Looking back, I’ll shoot an event with a limitation like large format and often during the event itself think: “I kind of wish I brought something easier so I could have taken a a lot more photos like the rest of the journalists there.” But afterwards the amount I get through always feels alright. However, I have quite a bit of events I’ve shot very freely with smaller formats that haven’t ever seen the light of day because I look at it all afterwards and go “Why the hell did I shoot so much!?! Ugh!!!” and never end up giving it a proper edit.
Adding the limitation I do enjoy. Thinking twice before each exposure is a good thing. Thinking four of five beforehand I like even better. I’m sure if someone was watching me work, they’d probably question why I’ll set up and futs with the camera for 4-5 minutes before picking up the whole rig, moving it over six inches and starting over. Edit first. Shoot second.
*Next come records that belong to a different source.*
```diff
+        const bool run = wave_keys && 32 * t < a.Nq && (!CAUSAL || t >= wave);
+        if (run) {
+            v8 aq[KS], ado[KS];
+#pragma unroll
+            for (int ks = 0; ks < KS; ++ks) {
+                const int off = (32 * t + l31) * RS + ks * 16 + hh * 8;
+                aq[ks] = as_v8<T>(ld16(Qs + off));
+                ado[ks] = as_v8<T>(ld16(dOs + off));
+            }
+            f32x4 l4[4];
+            f32x16 s, dp;
+#pragma unroll
+            for (int r4 = 0; r4 < 4; ++r4) {
+                const int ql = 32 * t + 8 * r4 + 4 * hh;
+                l4[r4] = *reinterpret_cast<const f32x4*>(lse_s + ql);
+                const f32x4 dd = *reinterpret_cast<const f32x4*>(nD_s + ql);
+#pragma unroll
+                for (int rr = 0; rr < 4; ++rr) { dp[4 * r4 + rr] = dd[rr]; s[4 * r4 + rr] = 0.f; }
+            }
+#pragma unroll
+            for (int ks = 0; ks < KS; ++ks) {
+                s = MT<T>::mfma32(aq[ks], kf[ks], s);
+                dp = MT<T>::mfma32(ado[ks], vf[ks], dp);
+            }
+#pragma unroll
+            for (int r4 = 0; r4 < 4; ++r4)
+#pragma unroll
+                for (int rr = 0; rr < 4; ++rr) {
+                    const int r = 4 * r4 + rr;
+                    float p = __builtin_amdgcn_exp2f(s[r] * c - l4[r4][rr]);
+                    if (!kvalid || (CAUSAL && kvi > 32 * t + 8 * r4 + 4 * hh + rr)) p = 0.f;
+                    s[r] = p;
+                    dp[r] = p * dp[r];
+                }
+            v8 pf[2];
+            pf[0] = acc_to_bfrag<T>(s, 0); pf[1] = acc_to_bfrag<T>(s, 1);
+            dsf[t][0] = acc_to_bfrag<T>(dp, 0); dsf[t][1] = acc_to_bfrag<T>(dp, 1);
+#pragma unroll
+            for (int dt = 0; dt < DT; ++dt)
+#pragma unroll
+                for (int s2 = 0; s2 < 2; ++s2) {
+                    dvT[dt] = MT<T>::mfma32(tr_afrag<T>(dOt + (32 * dt + l31) * TS3, t, s2, hh), pf[s2], dvT[dt]);
+                    dkT[dt] = MT<T>::mfma32(tr_afrag<T>(Qt + (32 * dt + l31) * TS3, t, s2, hh), dsf[t][s2], dkT[dt]);
+                }
+        } else {
+            dsf[t][0] = as_v8<T>(u32x4{0, 0, 0, 0});
+            dsf[t][1] = as_v8<T>(u32x4{0, 0, 0, 0});
+        }
+    }
+    if (wave_keys) {
+        store_out_rows<T, D>((T*)a.dk + (int64_t)b * a.dk_bs + (int64_t)kvi * a.dk_rs + h * D, kvalid, dkT, a.scale, hh);
+        store_out_rows<T, D>((T*)a.dv + (int64_t)b * a.dv_bs + (int64_t)kvi * a.dv_rs + h * D, kvalid, dvT, 1.0f, hh);
+    }
+    __syncthreads();
+
+    {
+        T* col = dSq + tr_col(kvi);
+#pragma unroll
+        for (int t = 0; t < 3; ++t)
+#pragma unroll
+            for (int s2 = 0; s2 < 2; ++s2)
+#pragma unroll
+                for (int j = 0; j < 8; ++j) col[(32 * t + acc_row(8 * s2 + j, hh)) * TS3] = dsf[t][s2][j];
+    }
+    __syncthreads();
+
+    if (k0 >= a.Nq) return;
+    const int qi = kvi;
+    f32x16 dq[DT];
+#pragma unroll
+    for (int dt = 0; dt < DT; ++dt)
+#pragma unroll
+        for (int r = 0; r < 16; ++r) dq[dt][r] = 0.f;
+#pragma unroll
+    for (int t = 0; t < 3; ++t) {
+        if (32 * t < a.Nkv && (!CAUSAL || t <= wave)) {
+#pragma unroll
+            for (int s2 = 0; s2 < 2; ++s2) {
+                const v8 bf = as_v8<T>(ld16(dSq + qi * TS3 + 32 * t + 16 * s2 + 8 * hh));
+#pragma unroll
+                for (int dt = 0; dt < DT; ++dt)
+                    dq[dt] = MT<T>::mfma32(tr_afrag<T>(Kt + (32 * dt + l31) * TS3, t, s2, hh), bf, dq[dt]);
+            }
+        }
+    }
+    store_out_rows<T, D>((T*)a.dq + (int64_t)b * a.dq_bs + (int64_t)qi * a.dq_rs + h * D, qi < a.Nq, dq, a.scale, hh);
+}
+
+inline bool small_form(const mos_attn_shape* s, int n_pcols) {
+    return MOS_ATTN_SMALL != 0 && s->d == SM::D && s->Nq >= 1 && s->Nkv >= 1 && s->Nq <= SM::NMAX && s->Nkv <= SM::NMAX &&
+           n_pcols == 0 && (!s->causal || s->Nq == s->Nkv);
+}
+
+template <typename T>
+int launch_small_fwd(const AttnArgs& a, const mos_attn_shape* s, hipStream_t st) {
+    const size_t lds = SM::fwd_lds(sizeof(T));
+    AttnKey key(tname<T>(), s, 2.0);
+    MosProfScope prof(st, "attn_fwd", key.s, key.flops, key.bytes);
+    const dim3 grid((unsigned)(a.H * a.B));
+    if (a.causal) hipLaunchKernelGGL((attn_small_fwd_kernel<T, true>), grid, dim3(SM::NT), lds, st, a);
+    else hipLaunchKernelGGL((attn_small_fwd_kernel<T, false>), grid, dim3(SM::NT), lds, st, a);
+    return mos_check_launch("attn_small_fwd");
+}
+
+template <typename T>
+int launch_small_bwd(const AttnBwdArgs& a, const mos_attn_shape* s, hipStream_t st) {
+    const size_t lds = SM::bwd_lds(sizeof(T));
+    AttnKey key(tname<T>(), s, 5.0);
+    MosProfScope prof(st, "attn_bwd", key.s, key.flops, key.bytes * 2.0);
+    const dim3 grid((unsigned)(a.H * a.B));
+    if (a.causal) {
+        set_lds(&attn_small_bwd_kernel<T, true>, lds);
+        hipLaunchKernelGGL((attn_small_bwd_kernel<T, true>), grid, dim3(SM::NT), lds, st, a);
+    } else {
+        set_lds(&attn_small_bwd_kernel<T, false>, lds);
+        hipLaunchKernelGGL((attn_small_bwd_kernel<T, false>), grid, dim3(SM::NT), lds, st, a);
+    }
+    return mos_check_launch("attn_small_bwd");
+}
diff --git a/mix-of-show_amd/mixofshow/hip/lib.py b/mix-of-show_amd/mixofshow/hip/lib.py
--- a/mix-of-show_amd/mixofshow/hip/lib.py
+++ b/mix-of-show_amd/mixofshow/hip/lib.py
@@ -138,6 +138,7 @@
     'mos_lora_linear_bwd': (_i, [_vp, _i64, _vp, _i64, _vp, _i64, _vp, _vp, _vp, _vp, _vp, _i64, _vp, _vp, _vp,
                                  _i, _i, _i, _i, _i, _vp]),
     'mos_attn_fwd': (_i, [_vp, _vp, _vp, _vp, _vp, _vp, _i, _vp, ctypes.POINTER(AttnShape), _i, _vp]),
+    'mos_attn_small_form': (_i, [ctypes.POINTER(AttnShape), _i]),
     'mos_attn_bwd_workspace_bytes': (_i64, [ctypes.POINTER(AttnShape)]),
     'mos_attn_bwd': (_i, [_vp, _vp, _vp, _vp, _vp, _vp, _vp, _i, _vp, _vp, _vp, _vp, _vp, _vp,
                           ctypes.POINTER(AttnShape), ctypes.POINTER(AttnGradStrides), _i, _vp]),
diff --git a/mix-of-show_amd/mixofshow/hip/ops.py b/mix-of-show_amd/mixofshow/hip/ops.py
--- a/mix-of-show_amd/mixofshow/hip/ops.py
+++ b/mix-of-show_amd/mixofshow/hip/ops.py
@@ -267,6 +267,11 @@
     return s
 
 
+def attn_small_form(q, k, v, heads, causal=False, n_pcols=0):
+    s = _shape(q, k, v, q, heads, 1.0, causal)
+    return int(_lib.load().mos_attn_small_form(ctypes.byref(s), int(n_pcols)))
+
+
 def attn_fwd(q, k, v, heads, scale, tok_idx=None, need_lse=True, causal=False):
     _dev(q, k, v, tok_idx)
     B, Nq, C = q.shape
```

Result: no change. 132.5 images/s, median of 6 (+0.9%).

Granted, with proper discipline, the same amount of pre-editing and contemplation can be done with any format. But it seems such a waste to put that much mental energy into it and then only reward the effors with 1.5 square inches of capture quality. 😉
Interestingly, they weren’t all the same size. But as a group I’d say there were all around four feet by five feet. I suck at estimating things like this.
I’ve been mulling over some of the same issues with my Fuji Instax 210, which I’ve lately become infatuated with. The film is about 80 cents per shot. Maybe that’s not much compared to 8 x 10, but the price is enough to make me think twice before each exposure. Which is healthy. I think there is some value in having photos cost something. The fact that digital shooting is basically free results in many images that are aesthetically worthless. That’s a blunt simplification, but I think there is something to it.
Sorry Duluth got hammered. Looking forward to your pix.
I also just bought the book (was still at the museum when I went to another exhibition). It doesn’t live up to the massive size of the prints. But it’s pretty good and definitely a different way of seeing this kind of disaster.
And I’m looking forward to your results. Even the delay caused by film processing and scanning means that we edit and present things differently than we would with immediately-available digital images.
How big were the museum prints? Regardless, if they were massive I’m sure it hard to completely distill that down to a reasonably sized book, but thats is expected. So long as the reproductions aren’t as bad as some of the ones in the original American Prospects.
A healthy delay in the images is good. Let that initial shock & terror frenzy of photo sharing whip it self up until it runs out of energy and needs a nap. Then come in with the quieter, contemplative images.
We live in the “MTV microwave dinner generation” as they say, “we all want it now”, but I expect your shots even though they won’t surface for a few weeks will be a lot more meaningful and ponder-worthy than the… well… flood of Instragram-detritus currently out there.